何か、別作品っぽい戦いが行われている!?

 ご令嬢な女の子達はカウンターに並べられたハンカチを見つけると、「あらあら、やっと入ったのね!」「これでお茶会で恥ずかしい思いをせずに済みますわ」とか言いつつ、満面笑みで持って行ってしまう!?


 え!?

 え!?


 店長さんが「よ、予約順がぁ~!」などと必死に言っているが、完全に無視だ。

 その後、従者の人たちが淡々とした顔で「次の入荷で届くと聞いてた」「我が家の分も」と次々とカウンターに銀貨を”数枚ずつ”置いていく。


 え!?

 え!?


 あっという間に、ハンカチは一枚だけになった。


 いや、聞いてはいたけど、凄い勢いで売れてるなぁ。

 そんな風に感心していると、一際大きい音を立てながら、店の扉が開かれ、二人のご令嬢な女の子が入ってきた。

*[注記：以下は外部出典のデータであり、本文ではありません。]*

SIGNATURES = {
    "toda_last_error": (C.c_char_p, []),
    "toda_abi_version": (_i, []),
    "toda_device_fault": (_i, []),
    "toda_voxelize_workspace_bytes": (_sz, [_i, _i]),
    "toda_voxelize_hard": (_i, [_vp, _i, _i, _vp, _vp, _vp, _i, _i, _vp, _vp, _vp, _vp, _vp, _sz, _vp]),
    "toda_mean_vfe_fwd": (_i, [_vp, _vp, _i, _i, _i, _vp, _vp]),
    "toda_mean_vfe_bwd": (_i, [_vp, _vp, _i, _i, _i, _vp, _vp]),
    "toda_dynvox_workspace_bytes": (_sz, [_i, _i, _vp, _i]),
    "toda_dynvox_count": (_i, [_vp, _i, _i, _i, _vp, _vp, _vp, _i, _vp, _vp, _sz, _vp]),
    "toda_dynvox_index": (_i, [_vp, _i, _i, _i, _vp, _vp, _vp, _i, _i, _i, _vp, _vp, _vp, _vp, _vp, _vp, _vp, _vp, _sz, _vp]),
    "toda_dynvox_seg_sum": (_i, [_vp, _i, _i, _i, _vp, _vp, _vp, _i, _i, _vp, _vp]),
    "toda_dynvox_pillar_decorate": (_i, [_vp, _i, _vp, _vp, _vp, _vp, _i, _vp, _vp, _i, _i, _vp, _i, _vp]),
    "toda_dynvox_seg_max_fwd": (_i, [_vp, _i, _vp, _vp, _i, _vp, _vp, _vp]),
    "toda_dynvox_seg_max_bwd": (_i, [_vp, _vp, _i, _i, _i, _vp, _vp]),
# ... 71 lines not shown
    "toda_voxel_pool_table": (_i, [_vp, _vp, _i, _i, _i, _vp, _vp, _vp, _sz, _vp]),
    "toda_voxel_pool_bwd_feat": (_i, [_vp, _vp, _i, _i, _i, _vp, _vp, _i, _vp, _vp]),
    "toda_voxel_pool_bwd_pos_doubles": (_sz, [_i]),
    "toda_voxel_pool_bwd_pos": (_i, [_vp, _vp, _vp, _vp, _i, _i, _i, _vp, _i, _vp, _vp, _vp, _vp]),
    "toda_fps_resident_blocks": (_i, []),
    "toda_fps_workspace_bytes": (_sz, [_i, _i]),
    "toda_fps": (_i, [_vp, _vp, _i, _i, _i, _vp, _vp, _vp, _sz, _vp]),
    "toda_ball_query_stack": (_i, [_vp, _i, _vp, _vp, _vp, _i, _i, _i, _vp, _vp, _vp, _vp, _vp]),
    "toda_sa_gather_fwd": (_i, [_vp, _i, _i, _vp, _vp, _vp, _i, _i, _vp, _vp, _vp, _vp]),
    "toda_sa_gather_bwd_feat": (_i, [_vp, _i, _i, _i, _vp, _vp, _i, _vp, _vp]),
    "toda_sa_gather_bwd_pos_doubles": (_sz, [_i]),
    "toda_sa_gather_bwd_pos": (_i, [_vp, _vp, _vp, _i, _i, _i, _vp, _i, _vp, _vp, _vp, _vp]),
    "toda_sa_max_fwd": (_i, [_vp, _i, _i, _i, _vp, _vp, _vp]),
    "toda_sa_max_bwd": (_i, [_vp, _vp, _i, _i, _i, _vp, _vp]),
    "toda_bev_interp_fwd": (_i, [_vp, _i, _i, _i, _i, _vp, _vp, _i, _vp, _vp, _vp, _vp]),
    "toda_bev_interp_bwd": (_i, [_vp, _i, _i, _vp, _vp, _vp, _i, _i, _i, _vp, _vp]),
    "toda_clip_adam_chunk": (_i, []),
    "toda_clip_adam_step": (_i, [_vp, _vp, _vp, _vp, _vp, _vp, _vp, _i, _vp, _vp, C.c_float, C.c_float, C.c_float, C.c_float, C.c_float, C.c_float, _i, _vp]),
    "toda_points_in_boxes": (_i, [_vp, _i, _vp, _i, _vp, _i, _i, _i, _vp, _vp]),
    "toda_points_sector": (_i, [_vp, _i, _vp, _i, _dbl, _dbl, _vp, _vp]),
    "toda_points_rect": (_i, [_vp, _i, _vp, _i, _vp, _vp, _i, _vp, _vp]),
    "toda_points_polar_cell": (_i, [_vp, _i, _vp, _i, C.c_float, _vp, _i, _vp, _i, C.c_float, C.c_float, _vp, _vp]),
    "toda_points_polar_select": (_i, [_vp, _i, _vp, _i, _dbl, _dbl, _i, _i, _dbl, _vp, _vp, _vp]),
    "toda_points_pitch_range_workspace_bytes": (_sz, []),
    "toda_points_pitch_range": (_i, [_vp, _i, _vp, _i, _vp, _vp, _sz, _vp]),
    "toda_points_pitch_band": (_i, [_vp, _i, _vp, _i, C.c_float, C.c_float, C.c_float, _vp, _i, _vp, _vp]),
    "toda_rows_select_workspace_bytes": (_sz, [_i]),
    "toda_rows_select_append": (_i, [_vp, _i, _vp, _i, _vp, _i, _i, _vp, _i, _vp, _vp, _sz, _vp]),
    "toda_points_rotate_z": (_i, [_vp, _i, _vp, _i, _dbl, _dbl, _vp, _vp]),
    "toda_points_world_transform": (_i, [_vp, _i, _vp, _i, _i, _i, _i, C.c_float, C.c_float, _i, C.c_float, _vp, _vp]),
    "toda_conv3x3_supported": (_i, [_i, _i, _i, _i, _i]),
    "toda_conv3x3_weight_floats": (_sz, [_i, _i]),
    "toda_conv3x3_transform_weight": (_i, [_vp, _i, _i, _i, _vp, _vp]),
    "toda_conv3x3_workspace_bytes": (_sz, []),
    "toda_conv3x3_wgrad_workspace_bytes": (_sz, [_i, _i, _i, _i, _i]),
    "toda_conv3x3_wgrad": (_i, [_vp, _vp, _i, _i, _i, _i, _i, _vp, _vp, _sz, _vp]),
    "toda_conv3x3_fwd": (_i, [_vp, _vp, _vp, _i, _i, _i, _i, _i, _vp, _vp, _sz, _vp]),
    "toda_conv3x3_narrow_supported": (_i, [_i, _i, _i, _i, _i]),
    "toda_conv3x3_narrow_fwd": (_i, [_i, _vp, _vp, _vp, _vp, _i, _i, _i, _i, C.c_longlong, _vp, _vp]),
    "toda_conv3x3_narrow_dgrad": (_i, [_i, _vp, _vp, _vp, _i, _i, _i, _i, C.c_longlong, _vp, _vp]),
    "toda_conv3x3_narrow_wgrad_workspace_bytes": (_sz, [_i, _i, _i, _i]),
    "toda_conv3x3_narrow_wgrad": (_i, [_i, _vp, _vp, _vp, _i, _i, _i, _i, C.c_longlong, _vp, _vp, _sz, _vp]),
    "toda_center_loss_workspace_bytes": (_sz, [_i, _i, _i, _i, _i, _i]),
    "toda_center_loss_fwd": (_i, [_vp, _vp, _i, _i, _i, _i, _i, _vp, _vp, _vp, _vp, _vp, _i, _i, _vp, C.c_float, C.c_float, _vp, _vp, _vp, _sz, _vp]),
    "toda_center_loss_bwd": (_i, [_vp, _vp, _vp, _i, _i, _i, _i, _i, _vp, _vp, _vp, _vp, _i, _i, _vp, C.c_float, C.c_float, _vp, _vp, _sz, _vp]),
    "toda_timing_begin": (_i, [_i]),
    "toda_timing_end": (_i, [_vp, _i, _vp]),
    "toda_center_assign": (_i, [_vp, _i, _i, _i, _i, _i, _i, _vp, _vp, _i, _i, _dbl, _i, _vp, _vp, _vp, _vp, _vp]),
    "toda_anchor_assign_workspace_bytes": (_sz, [_i, _i]),
    "toda_anchor_assign": (_i, [_vp, _vp, _vp, _vp, _vp, _i, _i, _vp, _i, _i, _i, _vp, _i, _i, _i, _i, _vp, _vp, _vp, _vp, _sz, _vp]),
    "toda_eval_overlaps": (_i, [_vp, _vp, _vp, _vp, _vp, _vp, _vp, _i, C.c_longlong, _i, _i, _vp, _vp]),
    "toda_eval_match_workspace_bytes": (_sz, [_i, _i, _i]),
    "toda_eval_match_scores": (_i, [_vp, _vp, _vp, _vp, _vp, _vp, _vp, _i, _i, _dbl, _vp, _vp, _vp, _sz, _vp]),
    "toda_eval_match": (_i, [_vp, _vp, _vp, _vp, _vp, _vp, _vp, _vp, _vp, _vp, _vp, _vp, _i, _i, _vp, _i, _dbl, _i, _i, _vp, _vp, _sz, _vp]),
}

 片方は金髪の縦ロールの女の子、片方は真っ赤なウェーブ髪の女の子だ。

 さっきまでの女の子達よりも、服装も顔も、そして、髪型も派手だ。

 そんな、二人のお嬢様達が従者ぽい人をそれぞれ後ろに引き連れながら、上品に――それぞれを肘や扇子で牽制しつつ――ずんずん入ってくる。


 そして、カウンターの上を見た。


「……」

「……」

 そして、二人の視線は店長に向かう。

 ビクッ! と震える店長の様子を見ながら、金髪の縦ロールの女の子が温和な笑みを浮かべる。

「あら?

 ずいぶん待たせたけど、ようやく入ってきたのね、わたくしの手巾しゅきん――」

「”わたくし”の手巾しゅきん、入ってきてるのね!」

 被せるように、真っ赤なウェーブ髪の女の子が言う。

「……」

「……」


 しばし、ご令嬢達が見つめ――いや、にらみ合う!?


 あの、お嬢様方――目が昭和な不良のお兄ちゃん達みたいになってるよ!


 金髪の縦ロールの女の子が言う。

「わたくし、聞いたわよ。

 確かに、ええ確かに。

 次の入荷には”確実に”届くって。

 だから、これはわたくしの物――そうじゃなくって?」

 それに金髪女子の従者っぽい男の人が「お嬢様がおっしゃる通りです!」と肯定する。

 真っ赤なウェーブ髪の女の子が髪をバサリとかき上げながら言う。

「わたくしだって聞いたわよ。

 次に入ってきた時には、”絶対に”お渡し出来るって。

 ねえ、違ったかしら?」

 すると、赤髪女子の従者っぽい女の人が「お嬢様のおっしゃること、一字一句、誤りはございません!」と断定する。

 少女達の視線が店長さんに向く。

「……」

「……」

 女の子達の狂気すら感じられる視線それに、涙目の店長さんはもう、わざとやってるんじゃないかってくらいガクガク震えながら――かろうじて絞り出すように言う。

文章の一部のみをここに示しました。